Forrest Gander

Forrest Gander was born in Barstow, California. He attended William & Mary and San Francisco State University. He holds degrees in both geology and literature.

Gander is the author of numerous collections of poetry, including Mojave Ghost (New Directions, 2024); Knot (Copper Canyon Press, 2022); Twice Alive (New Directions, 2021); and Be With (New Directions, 2018), winner of the 2019 Pulitzer Prize for Poetry. The collection was also long-listed for the 2018 National Book Award in Poetry. His 2011 collection Core Samples from the World (New Directions) was a finalist for the 2012 Pulitzer Prize. Gander’s twenty-some books in translation include Coral Bracho’s It Must Be a Misunderstanding (New Directions, 2022); Gōzō Yoshimasu’s Alice Iris Red Horse (New Directions, 2016); Then Come Back: The Lost Neruda Poems (Copper Canyon Press, 2016); and Pura López Colomé’s WatchWord (Wesleyan University Press, 2012).

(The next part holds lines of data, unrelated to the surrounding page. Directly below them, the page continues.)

static unsigned magic_div(int d) { return d > 0 ? (unsigned)((1ull << 32) / (unsigned)d) + 1u : 0u; }
static RowView view_single(const fb_ctx *c, const cf *base, long fstride)
{
    RowView v; memset(&v, 0, sizeof(v));
    v.a = v.b = v.f = base; v.fstrA = v.fstrB = v.fstrF = fstride; v.ka = v.ka0 = c->P; v.kb = 0; v.kf = 16; v.katot = 0x7fffffff;
    return v;
}
static RowView view_slab(const fb_ctx *c, const cf *const *bufs, int nfields)
{
    RowView v; memset(&v, 0, sizeof(v));
    v.a = bufs[0]; v.b = c->nact > 1 ? bufs[1] : bufs[0]; v.f = c->KF > 0 ? bufs[c->nact] : bufs[0];
    v.ka = c->KA; v.ka0 = c->grp[0].ncols; v.kb = c->nact > 1 ? c->grp[1].ncols : 0; v.kf = c->KF > 0 ? c->KF : 16;
    v.katot = c->katot;
    v.fstrA = (long)c->XL * v.ka0; v.fstrB = (long)c->XL * v.kb; v.fstrF = (long)c->XL * v.kf;
    v.sstrA = (long)nfields * v.fstrA; v.sstrB = (long)nfields * v.fstrB; v.sstrF = (long)nfields * v.fstrF;
    v.magA = magic_div(v.ka); v.magF = magic_div(v.kf);
    return v;
}
static RowArgs row_args_base(const fb_ctx *c)
{
    RowArgs a; memset(&a, 0, sizeof(a));
    a.x0 = 0; a.nx = c->XL; a.tw_bwd = c->d_tw_row_bwd; a.tw_fwd = c->d_tw_row_fwd; a.t_frozen = 1;
    return a;
}

static int r2c_private(fb_ctx *c, const float *d_real, cf *dst)
{
    RowArgs a = row_args_base(c); a.rin = d_real; a.T = view_single(c, dst, 0);
    int rc;
    if ((rc = launch_row<ROW_FWD>(c, a))) return rc;
    if ((rc = launch_col_strided<-1>(c, c->grp[0], dst, 1, 0))) return rc;
    return launch_col_block<-1>(c, c->grp[0], dst, 1, 0);
}

static int c2r_private(fb_ctx *c, cf *work, float *d_real, float scale)
{
    int rc;
    if ((rc = launch_col_block<+1>(c, c->grp[0], work, 1, 0))) return rc;
    if ((rc = launch_col_strided<+1>(c, c->grp[0], work, 1, 0))) return rc;
    RowArgs a = row_args_base(c); a.M = view_single(c, work, 0); a.rout = d_real; a.scale = scale;
    return launch_row<ROW_INV>(c, a);
}

static bool state_tm(const fb_ctx *c) { return c->N2 >= 32; }
static int state_convert(fb_ctx *c, const ColGroup &G, const cf *in, cf *out, bool to_tm)
{
    if (G.ncols == 0) return FB_OK;
    if (!state_tm(c)) { HIPCHK(hipMemcpyAsync(out, in, grp_elems(c, G) * sizeof(cf), hipMemcpyDeviceToDevice, c->stream)); return FB_OK; }
    const size_t total = grp_elems(c, G);
    return launch_n(c, to_tm ? k_state_relayout<true> : k_state_relayout<false>, total, in, out, c->nx, G.ncols, c->N2);
}

static int relayout(fb_ctx *c, const cf *in, cf *out, bool to_private)
{
    const size_t total = priv_elems(c);
    return launch_n(c, to_private ? k_spec_relayout<true> : k_spec_relayout<false>, total, in, out, c->nx, c->hy, c->P, c->N1, c->N2);
}

extern "C" int fb_r2c(fb_ctx *c, const float *d_in, float *d_out)
{
    if (!c || !d_in || !d_out) return fail(FB_EINVAL, "fb_r2c: NULL");
    NEED_SINGLE(c);
    int rc;
    if ((rc = ensure_scratch(c))) return rc;
    HIPCHK(hipMemsetAsync(c->d_scratch, 0, priv_elems(c) * sizeof(cf), c->stream));
    if ((rc = r2c_private(c, d_in, c->d_scratch))) return rc;
    return relayout(c, c->d_scratch, (cf *)d_out, false);
}

extern "C" int fb_c2r(fb_ctx *c, const float *d_in, float *d_out, int normalize)
{
    if (!c || !d_in || !d_out) return fail(FB_EINVAL, "fb_c2r: NULL");
    NEED_SINGLE(c);
    int rc;
    if ((rc = ensure_scratch(c))) return rc;
    if ((rc = relayout(c, (const cf *)d_in, c->d_scratch, true))) return rc;
    const float scale = normalize ? 1.0f / (float)((size_t)c->nx * c->ny) : 1.0f;
    return c2r_private(c, c->d_scratch, d_out, scale);
}

struct GroupBufs { cf *ZA, *ZB, *ACC, *w4_send, *w4_recv, *t_send, *t_recv; };

struct Beside { cf *c0[3], *c1[3], *acc[3]; };

struct fb_model {
    fb_ctx *c;
    float nu, dt;
    GroupBufs gb[3];
    bool phase_flow;
    XPass xpass;
    bool prescale;
    bool use_graph, warmed;
    hipGraphExec_t graph_exec;
    const float *graph_src; hipStream_t graph_stream;
    float *src;
    int *src_nz;
    cf *rec_work[3], *rec_send[3];
    float *keff_fields;
    void *keff_red; size_t keff_red_cap;
    float *azim_fields;
    void *azim_red; size_t azim_red_cap;
    int *cs_label, *cs_ids;
    int2 *cs_part;
    float *pres_ref;
    unsigned char rec_work_nf[3], rec_send_nf[3];
    void *spec_red;
    int primed;
    Beside tr;
    float kappa;
    bool tracer;
    double *pt; int pt_n;
    float *pt_uv;
    double *pd;
    long long steps, pd_steps0;
    Beside tg[FB_TANGENTS_MAX];
    int tg_n;
    cf *tg_j[3];
    double *tg_red;
    cf *ad_tape; int ad_depth, ad_fill;
    Beside ad;
    float *ad_real;
    bool adjoint;
};

#include "fb_transport.h"
struct fb_slab {
    fb_ctx *c;
    fb_model *m;
    fb_transport tp;
    bool connected, owns_streams;
    hipStream_t comp, comm;
    hipEvent_t ev_f[4], ev_r[8], ev_w4, ev_t, ev_tg[2], ev_rows_done, ev_fwd_done, ev_misc[2];
    int nfg, nch;
    int ncg;
    int step_ops;
};
#include "fb_entry.h"

static int model_create_impl(fb_model **out, fb_ctx *c, float nu, float dt, bool phase_flow)
{
    if (!out || !c) return fail(FB_EINVAL, "fb_model_create: NULL");
    *out = nullptr;
    fb_model *m = new fb_model();
    memset(m, 0, sizeof(*m));
    m->c = c; m->nu = nu; m->dt = dt; m->phase_flow = phase_flow;
    m->xpass = phase_flow ? XP_COLS : choose_xpass(c);
    m->prescale = m->xpass != XP_COLS && c->world == 1 && c->row == RK_ROWQ && !c->no_prescale;
    int rc = FB_OK;
    auto alloc0 = [&](cf **p, size_t elems) {
        if (rc || elems == 0) return;
        if (hipMalloc((void **)p, elems * sizeof(cf)) != hipSuccess) { rc = fail(FB_ENOMEM, "model allocation failed"); return; }
        if (hipMemsetAsync(*p, 0, elems * sizeof(cf), c->stream) != hipSuccess) rc = fail(FB_EHIP, "hipMemsetAsync failed");
    };
    for (int g = 0; g < c->ngroups; ++g) {
        const size_t n = grp_elems(c, c->grp[g]);
        GroupBufs &B = m->gb[g];
        alloc0(&B.ZA, n);
        if (g < c->nact) { alloc0(&B.ZB, n); alloc0(&B.ACC, n); }
        alloc0(&B.w4_send, 4 * n); alloc0(&B.t_send, n);
        if (c->world > 1) { alloc0(&B.w4_recv, 4 * n); alloc0(&B.t_recv, n); }
        else { B.w4_recv = B.w4_send; B.t_recv = B.t_send; }
    }
    if (rc) { fb_model_destroy(m); return rc; }
    *out = m;
    return FB_OK;
}

extern "C" int fb_model_create(fb_model **out, fb_ctx *c, float nu, float dt)
{
    if (c && c->world != 1) return fail(FB_EINVAL, "fb_model_create on a slab context: use fb_slab_create");
    return model_create_impl(out, c, nu, dt, false);
}

static int beside_stage(fb_model *m, fb_slab *s, int stage);
static void beside_step_done(fb_model *m);
static void beside_free_all(fb_model *m);

static void model_drop_graph(fb_model *m)
{
    if (m->graph_exec) { hipGraphExecDestroy(m->graph_exec); m->graph_exec = nullptr; }
}

static void state_replaced(fb_model *m)
{
    m->warmed = false;
    m->primed = 0;
    m->ad_fill = 0;
}

extern "C" int fb_model_destroy(fb_model *m)
{
    if (!m) return FB_OK;
    for (GroupBufs &B : m->gb) {
        if (B.w4_recv && B.w4_recv != B.w4_send) hipFree(B.w4_recv);
        if (B.t_recv && B.t_recv != B.t_send) hipFree(B.t_recv);
        cf *arr[] = {B.ZA, B.ZB, B.ACC, B.w4_send, B.t_send};
        for (cf *p : arr) if (p) hipFree(p);
    }
    model_drop_graph(m);
    if (m->src) hipFree(m->src);
    if (m->src_nz) hipFree(m->src_nz);
    for (auto p : m->rec_work) if (p) hipFree(p);
    for (auto p : m->rec_send) if (p) hipFree(p);
    if (m->keff_fields) hipFree(m->keff_fields);
    if (m->keff_red) hipFree(m->keff_red);
    if (m->azim_fields) hipFree(m->azim_fields);
    if (m->azim_red) hipFree(m->azim_red);
    if (m->cs_label) hipFree(m->cs_label);
    if (m->cs_ids) hipFree(m->cs_ids);
    if (m->cs_part) hipFree(m->cs_part);
    if (m->pres_ref) hipFree(m->pres_ref);
    if (m->spec_red) hipFree(m->spec_red);
    beside_free_all(m);
    delete m;
    return FB_OK;
}

extern "C" int fb_model_info(fb_model *m, size_t *hbm, size_t *alg)
{
    if (int rc = enter(on_model("fb_model_info", m))) return rc;
    const fb_ctx *c = m->c;
    if (hbm) {
        size_t n = m->src ? (size_t)c->XL * c->ny * 4 : 0;
        for (int g = 0; g < c->ngroups; ++g) n += (c->world > 1 ? (g < c->nact ? 13 : 11) : 8) * grp_elems(c, c->grp[g]) * sizeof(cf);
        for (int g = 0; g < c->ngroups && m->tracer; ++g) n += (g < c->nact ? 3 : 1) * grp_elems(c, c->grp[g]) * sizeof(cf);
        if (m->pt_n) n += 6 * (size_t)m->pt_n * sizeof(double) + 2 * (size_t)c->nx * c->ny * sizeof(float);
        if (m->pd) n += 12 * (size_t)m->pt_n * sizeof(double);
        for (int g = 0; g < c->ngroups && m->tg_n; ++g)
            n += ((size_t)m->tg_n * (g < c->nact ? 3 : 1) + (g < c->nact ? 1 : 0)) * grp_elems(c, c->grp[g]) * sizeof(cf);
        if (m->cs_label) n += 2 * (size_t)c->nx * c->ny * sizeof(int);
        if (m->cs_part) n += (size_t)c->nx * c->ny / CENSUS_TILE * sizeof(int2);
        *hbm = n;
    }
    if (alg) *alg = (size_t)320 * c->nx * c->ny;
    return FB_OK;
}

static int set_source(const Call &k, const float *d_src)
{
    if (int rc = enter(k)) return rc;
    fb_model *m = k.m;
    fb_ctx *c = m->c;
    const size_t n = (size_t)c->XL * c->ny * sizeof(float);
    if (!d_src) { if (m->src) { HIPCHK(hipStreamSynchronize(c->stream)); hipFree(m->src); m->src = nullptr; } return FB_OK; }
    if (!m->src_nz && hipMalloc((void **)&m->src_nz, (size_t)c->XL * sizeof(int)) != hipSuccess) { m->src_nz = nullptr; return fail(FB_ENOMEM, "source allocation failed"); }
    if (!m->src && hipMalloc((void **)&m->src, n) != hipSuccess) { m->src = nullptr; return fail(FB_ENOMEM, "source allocation failed"); }
    if (int rc = launch(c, k_src_row_flags, dim3(c->XL), dim3(256), 0, d_src, m->src_nz, c->ny)) return rc;
    const size_t half = (size_t)c->XL * c->ny / 2;
    switch (c->row) {
    case RK_ROWQ: return launch_n(c, k_rowq_permute_src, half, d_src, m->src, c->XL);
    case RK_ROWH_8192: return launch_n(c, k_rowh_permute_src<1>, half, d_src, m->src, c->XL);
    case RK_ROWH_16384: return launch_n(c, k_rowh_permute_src<2>, half, d_src, m->src, c->XL);
    default: HIPCHK(hipMemcpyAsync(m->src, d_src, n, hipMemcpyDeviceToDevice, c->stream)); return FB_OK;
    }
}
extern "C" int fb_model_set_source(fb_model *m, const float *d_src) { return set_source(on_model("fb_model_set_source", m), d_src); }
extern "C" int fb_slab_set_source_local(fb_slab *s, const float *d_rows) { return set_source(on_slab("fb_slab_set_source_local", s), d_rows); }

Gander is coeditor, with Michael Wiegers, of The Essential C. D. Wright (Copper Canyon Press, 2025) and of numerous anthologies of poetry in translation including, Pinholes in the Night: Essential Poems from Latin America, edited with Raúl Zurita (Copper Canyon, 2014). He is also the author of multiple essay collections. With John Kinsella, he coauthored Redstart: An Ecological Poetics (University of Iowa Press, 2012).

Of Gander’s work, poet Robert Hass writes, “Forrest Gander is a Southern poet of a relatively rare kind, a restlessly experimental writer.” Gander’s honors include the Best Translated Book Award bestowed by the University of Rochester’s Three Percent journal, a 2023 Arts and Letters Award in Literature, and fellowships from the John Simon Guggenheim Memorial Foundation, the Whiting Foundation, Library of Congress, and United States Artists.

Gander was elected a Chancellor of the Academy of American Poets in 2017. He was the Briggs-Copeland poet at Harvard University and is currently the Adele Kellenberg Seaver Professor Emeritus of Literary Arts and Comparative Literature at Brown University. He lives in Northern California.